Directions:
Reply with one number, the count of lines below that contain the string "plain".

Input data:
◆ ◆ ◆ ◆
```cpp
#define TAIL_LB_AUTO_NW(nq) 40
template <int NW>
__device__ __forceinline__ uint64_t block_top64_above(const uint64_t *__restrict__ src, uint32_t total, uint64_t (*sbest)[64], uint64_t above) {
    const uint32_t lane = threadIdx.x & 63, wave = threadIdx.x >> 6;
    const uint32_t batches = (total + 255) / 256;
    uint64_t best = PAIR_NONE;
    for (uint32_t bt = wave; bt < batches; bt += NW) {
        uint64_t r[4];
#pragma unroll
        for (int u = 0; u < 4; u++) {
            const uint32_t i = (bt * 4 + u) * 64 + lane;
            const uint64_t v = i < total ? src[i] : PAIR_NONE;
            r[u] = v > above ? v : PAIR_NONE;
        }
        const uint64_t tau = __shfl(best, 63);
        uint64_t lo = r[0] < r[1] ? r[0] : r[1], lo2 = r[2] < r[3] ? r[2] : r[3];
        lo = lo < lo2 ? lo : lo2;
        if (__ballot(lo < tau) == 0) continue;
        bitonic_sort_from<2, 4>(r, lane);
        const uint64_t a = merge64(r[0], r[1], lane), b = merge64(r[2], r[3], lane);
        best = merge64(best, merge64(a, b, lane), lane);
    }
    sbest[wave][lane] = best;
    __syncthreads();
    if (wave != 0) return PAIR_NONE;
    uint64_t m = sbest[0][lane];
#pragma unroll
    for (int w = 1; w < NW; w++) m = merge64(m, sbest[w][lane], lane);
    return m;
}
__device__ __forceinline__ uint8_t flat_certify_lb(uint64_t ek, float kappa, uint32_t q, const FlatTailArgs &a) {
    if (ek == PAIR_NONE) return 1;
    const float dk = f32_from_orderable(uint32_t(ek >> 32));
    if (a.cosine) {
        const float qs = a.qsq[q], qn = sqrtf(qs);
        const bool plain = a.xsq_min_pos >= 1e-30f && qs >= 1e-30f && qs <= 1e30f && sqrtf(a.xsq_min_pos) * qn > 1e-9f;
        const float nr = 2.0f + 2.0f * a.se.mu_norm;
        float lower = 0.5f * (kappa + a.se.qoff[q]);
        lower = lower - 4.0f * 5.9604645e-8f * fabsf(lower) - float(2 * a.dim + 16) * 5.9604645e-8f * 1.01f - 2.0f * 5.9604645e-8f * nr * nr;
        return (plain && dk < lower) ? 0 : 1;
    }
    const float qn = sqrtf(a.qsq[q]);
    const float rx = fminf(sqrtf(a.xsq_max), (qn + sqrtf(fmaxf(dk, 0.0f))) * 1.001f);
    const float nr = rx + qn + 2.0f * a.se.mu_norm;
    float lower = kappa + a.se.qoff[q];
    lower = lower - float(a.dim + 8) * 5.9604645e-8f * 1.01f * fabsf(lower) - 4.0f * 5.9604645e-8f * nr * nr;
    return dk < lower ? 0 : 1;
}
template <int FOLD, int NW, int PCD>
__global__ __launch_bounds__(NW * 64, PCD ? 4 : 1) void k_flat_tail_lb(FlatTailArgs a) {
    constexpr bool PC = PCD != 0;
    static_assert(NW == 8 || NW == 4 || NW == 2 || NW == 1, "a stage covers the 64 keys of a round");
    static_assert(!PC || NW == 4, "producer / consumer fold: four waves");
    constexpr int RW = 64 / NW, NP = RW / 8;
    constexpr int DEPTH = PC ? PCD : (NW == 8 ? 8 : (NW == 4 ? 4 : (NW == 2 ? 3 : 2)));
    extern __shared__ float4 ftl_smem[];
    __shared__ uint64_t sbest[NW][64];
    __shared__ uint64_t skeys[64];
    __shared__ uint32_t s_flag;
    const uint32_t q = blockIdx.x, lane = threadIdx.x & 63, wave = threadIdx.x >> 6;
    const uint32_t d4 = a.dim / 4;
    float4 *qs4 = ftl_smem, *tile = ftl_smem + d4 + wave * (RW * 9);
    for (uint32_t i = threadIdx.x; i < d4; i += NW * 64) qs4[i] = reinterpret_cast<const float4 *>(a.Q + uint64_t(q) * a.dim)[i];
    const uint32_t cnt_q = a.cnt[q];
    const uint32_t total = cnt_q <= a.cap ? cnt_q : 0;
    const uint32_t kk = a.ksel;
    const float tau_q = a.tau[q];
    uint64_t run = PAIR_NONE;
    uint64_t above = 0;
    uint8_t flag = 1;
    const uint32_t rounds = cnt_q <= a.cap ? a.kprime / 64 : 0;
#ifdef VDB_TAIL_STAMPS
    uint32_t ns = 0;
#define TAIL_STAMP()                                                                                      \
    do {                                                                                                  \
        if (a.stamps && threadIdx.x == 0 && ns < 30) a.stamps[q * 32 + ns++] = __builtin_readcyclecounter(); \
    } while (0)
#else
#define TAIL_STAMP() do { } while (0)
#endif
    TAIL_STAMP();
    uint32_t rounds_done = 0;
    for (uint32_t rd = 0; rd < rounds; rd++) {
        rounds_done = rd + 1;
        const uint64_t best = block_top64_above<NW>(a.cand + uint64_t(q) * a.cap, total, sbest, above);
        __syncthreads();
        if (wave == 0) sbest[0][lane] = best;
        if (threadIdx.x < 64) skeys[threadIdx.x] = PAIR_NONE;
        __syncthreads();
        TAIL_STAMP();
        uint32_t idx[NP];
        bool live[NP];
#pragma unroll
        for (int i = 0; i < NP; i++) {
            const uint32_t j = wave * RW + 8 * i + (lane >> 3);
            const uint64_t c = sbest[0][j];
            live[i] = c != PAIR_NONE && j < 63;
            idx[i] = live[i] ? uint32_t(c) : 0u;
#if defined(VDB_TAIL_ABLATE) && VDB_TAIL_ABLATE == 1
            idx[i] &= 63u;
#endif
        }
        float acc;
        if constexpr (PC) {
            const bool consumer = wave == (blockIdx.x & 3u);
            acc = pc_rerank_fold<FOLD, DEPTH>(a.X, a.dim, idx, live, qs4, ftl_smem + d4, wave, lane, consumer);
            const uint64_t c = sbest[0][lane];
            if (consumer && c != PAIR_NONE && lane < 63)
                skeys[lane] = pair_key(FOLD == FOLD_L2 ? acc : epilogue(MET_COSINE, acc, a.xsq[uint32_t(c)], a.qsq[q]), uint32_t(c));
        } else {
            if constexpr (NW == 8)
                acc = group_rerank_fold<FOLD, 8>(a.X, a.dim, idx[0], live[0], qs4, tile, lane);
            else
                acc = group_rerank_fold_n<FOLD, DEPTH, RW>(a.X, a.dim, idx, live, qs4, tile, lane);
            const uint32_t j = wave * RW + lane / NW;
            const uint64_t c = sbest[0][j];
            if (c != PAIR_NONE && j < 63 && lane % NW == 0)
                skeys[j] = pair_key(FOLD == FOLD_L2 ? acc : epilogue(MET_COSINE, acc, a.xsq[uint32_t(c)], a.qsq[q]), uint32_t(c));
        }
        __syncthreads();
        TAIL_STAMP();
        if (wave == 0) {
            run = merge64(run, sort64(skeys[lane], lane), lane);
            const uint64_t ek = __shfl(run, kk - 1), nxt = sbest[0][63];
            if (lane == 0) {
                const float kappa = nxt == PAIR_NONE ? tau_q : f32_from_orderable(uint32_t(nxt >> 32));
                s_flag = flat_certify_lb(ek, kappa, q, a) | (nxt == PAIR_NONE ? 2u : 0u);
            }
        }
        __syncthreads();
        TAIL_STAMP();
        const uint32_t f = s_flag;
        if ((f & 1u) == 0) {
            flag = 0;
            break;
        }
        if (f & 2u) break;
        above = sbest[0][62];
        __syncthreads();
    }
#ifdef VDB_TAIL_STAMPS
    if (a.stamps && threadIdx.x == 0) {
        a.stamps[q * 32 + 30] = ns;
        a.stamps[q * 32 + 31] = total;
    }
#endif
    if (wave != 0) return;
    const bool ok = lane < a.ksel && run != PAIR_NONE;
    if (lane < a.ksel) {
        a.out_idx[uint64_t(q) * a.kstride + lane] = ok ? uint64_t(uint32_t(run)) + a.id_offset : 0;
        a.out_dist[uint64_t(q) * a.kstride + lane] = ok ? f32_from_orderable(uint32_t(run >> 32)) : 0.0f;
    }
    const uint32_t count = __builtin_popcountll(__ballot(ok));
    if (lane == 0) {
        if (a.out_count) a.out_count[q] = count;
        a.flags[q] = uint8_t(flag | ((rounds_done < 127u ? rounds_done : 127u) << 1));
        if (a.qstat) a.qstat[q] = rounds_done | ((cnt_q < 0xFFFFFFu ? cnt_q : 0xFFFFFFu) << 8);
    }
}
bool flat_tail_lb_supported(uint32_t dim, uint32_t kprime, uint32_t ksel) {
    return (dim & 3) == 0 && dim >= 64 && dim <= 8192 && kprime >= 64 && kprime % 64 == 0 && kprime <= 8192 && ksel >= 1 && ksel <= 64;
}
static std::atomic<int> g_tail_lb_nw{0};
void flat_tail_lb_set_nw(int v) { g_tail_lb_nw = v; }
#ifdef VDB_TAIL_STAMPS
static void tail_stamps_report(unsigned long long *d, uint32_t nq, hipStream_t s) {
    VDB_SYNC(s);
    std::vector<unsigned long long> h(size_t(nq) * 32);
    VDB_HIP(hipMemcpy(h.data(), d, h.size() * 8, hipMemcpyDeviceToHost));
    VDB_HIP(hipFree(d));
    uint32_t hist[8] = {0}, nr = 0;
    double sel = 0, fold = 0, cert = 0, life = 0;
    for (uint32_t q = 0; q < nq; q++) {
        const unsigned long long *t = &h[size_t(q) * 32];
        const uint32_t ns = (uint32_t)t[30], r = ns ? (ns - 1) / 3 : 0;
        hist[r < 7 ? r : 7]++;
        if (ns) life += double(t[ns - 1] - t[0]);
        for (uint32_t i = 0; i < r; i++, nr++) {
            sel += double(t[1 + 3 * i] - t[3 * i]);
            fold += double(t[2 + 3 * i] - t[1 + 3 * i]);
            cert += double(t[3 + 3 * i] - t[2 + 3 * i]);
        }
    }
    fprintf(stderr, "TAIL_STAMPS nq %u  queries by rounds 0:%u 1:%u 2:%u 3:%u 4:%u 5+:%u  ticks per round: select %.0f fold %.0f merge+certify %.0f  per workgroup %.0f\n",
            nq, hist[0], hist[1], hist[2], hist[3], hist[4], hist[5] + hist[6] + hist[7], sel / (nr ? nr : 1), fold / (nr ? nr : 1),
            cert / (nr ? nr : 1), life / nq);
}
#endif
void launch_flat_tail_lb(const FlatTailArgs &a0, uint32_t nq, hipStream_t s) {
    if (nq == 0) return;
    FlatTailArgs a = a0;
#ifdef VDB_TAIL_STAMPS
    static std::atomic<int> calls{0};
    const char *want = getenv("VDB_TAIL_STAMPS");
    unsigned long long *stamps = nullptr;
    if (want && ++calls == atoi(want)) {
        VDB_HIP(hipMalloc(&stamps, size_t(nq) * 32 * 8));
        VDB_HIP(hipMemset(stamps, 0, size_t(nq) * 32 * 8));
        a.stamps = stamps;
    }
#endif
    VDB_REQUIRE(flat_tail_lb_supported(a.dim, a.kprime, a.ksel) && (a.metric == MET_L2_DIRECT || a.metric == MET_COSINE) && a.se.qoff && a.tau,
                "flat_tail_lb: unsupported shape");
    VDB_REQUIRE((a.metric == MET_COSINE) == (a.cosine != 0) && (a.metric == MET_L2_DIRECT || (a.xsq && a.qsq)), "flat_tail_lb: metric / norms");
    const size_t lds = (size_t(a.dim / 4) + 2 * 64 * 9) * sizeof(float4);
    int nw = g_tail_lb_nw;
    if (nw != 8 && nw != 4 && nw != 2 && nw != 1 && nw != 40 && nw != 41) nw = TAIL_LB_AUTO_NW(nq);
    if (a.metric == MET_COSINE) {
        if (nw == 8)
            hipLaunchKernelGGL((k_flat_tail_lb<FOLD_DOT, 8, 0>), dim3(nq), dim3(512), lds, s, a);
        else if (nw == 41)
            hipLaunchKernelGGL((k_flat_tail_lb<FOLD_DOT, 4, 5>), dim3(nq), dim3(256), lds, s, a);
        else
            hipLaunchKernelGGL((k_flat_tail_lb<FOLD_DOT, 4, 3>), dim3(nq), dim3(256), lds, s, a);
    } else if (nw == 40)
        hipLaunchKernelGGL((k_flat_tail_lb<FOLD_L2, 4, 3>), dim3(nq), dim3(256), lds, s, a);
    else if (nw == 41)
        hipLaunchKernelGGL((k_flat_tail_lb<FOLD_L2, 4, 5>), dim3(nq), dim3(256), lds, s, a);
    else if (nw == 8)
        hipLaunchKernelGGL((k_flat_tail_lb<FOLD_L2, 8, 0>), dim3(nq), dim3(512), lds, s, a);
    else if (nw == 4)
        hipLaunchKernelGGL((k_flat_tail_lb<FOLD_L2, 4, 0>), dim3(nq), dim3(256), lds, s, a);
    else if (nw == 2)
        hipLaunchKernelGGL((k_flat_tail_lb<FOLD_L2, 2, 0>), dim3(nq), dim3(128), lds, s, a);
// ... 47 lines not shown
```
◆ ◆ ◆ ◆
Output of the task:
2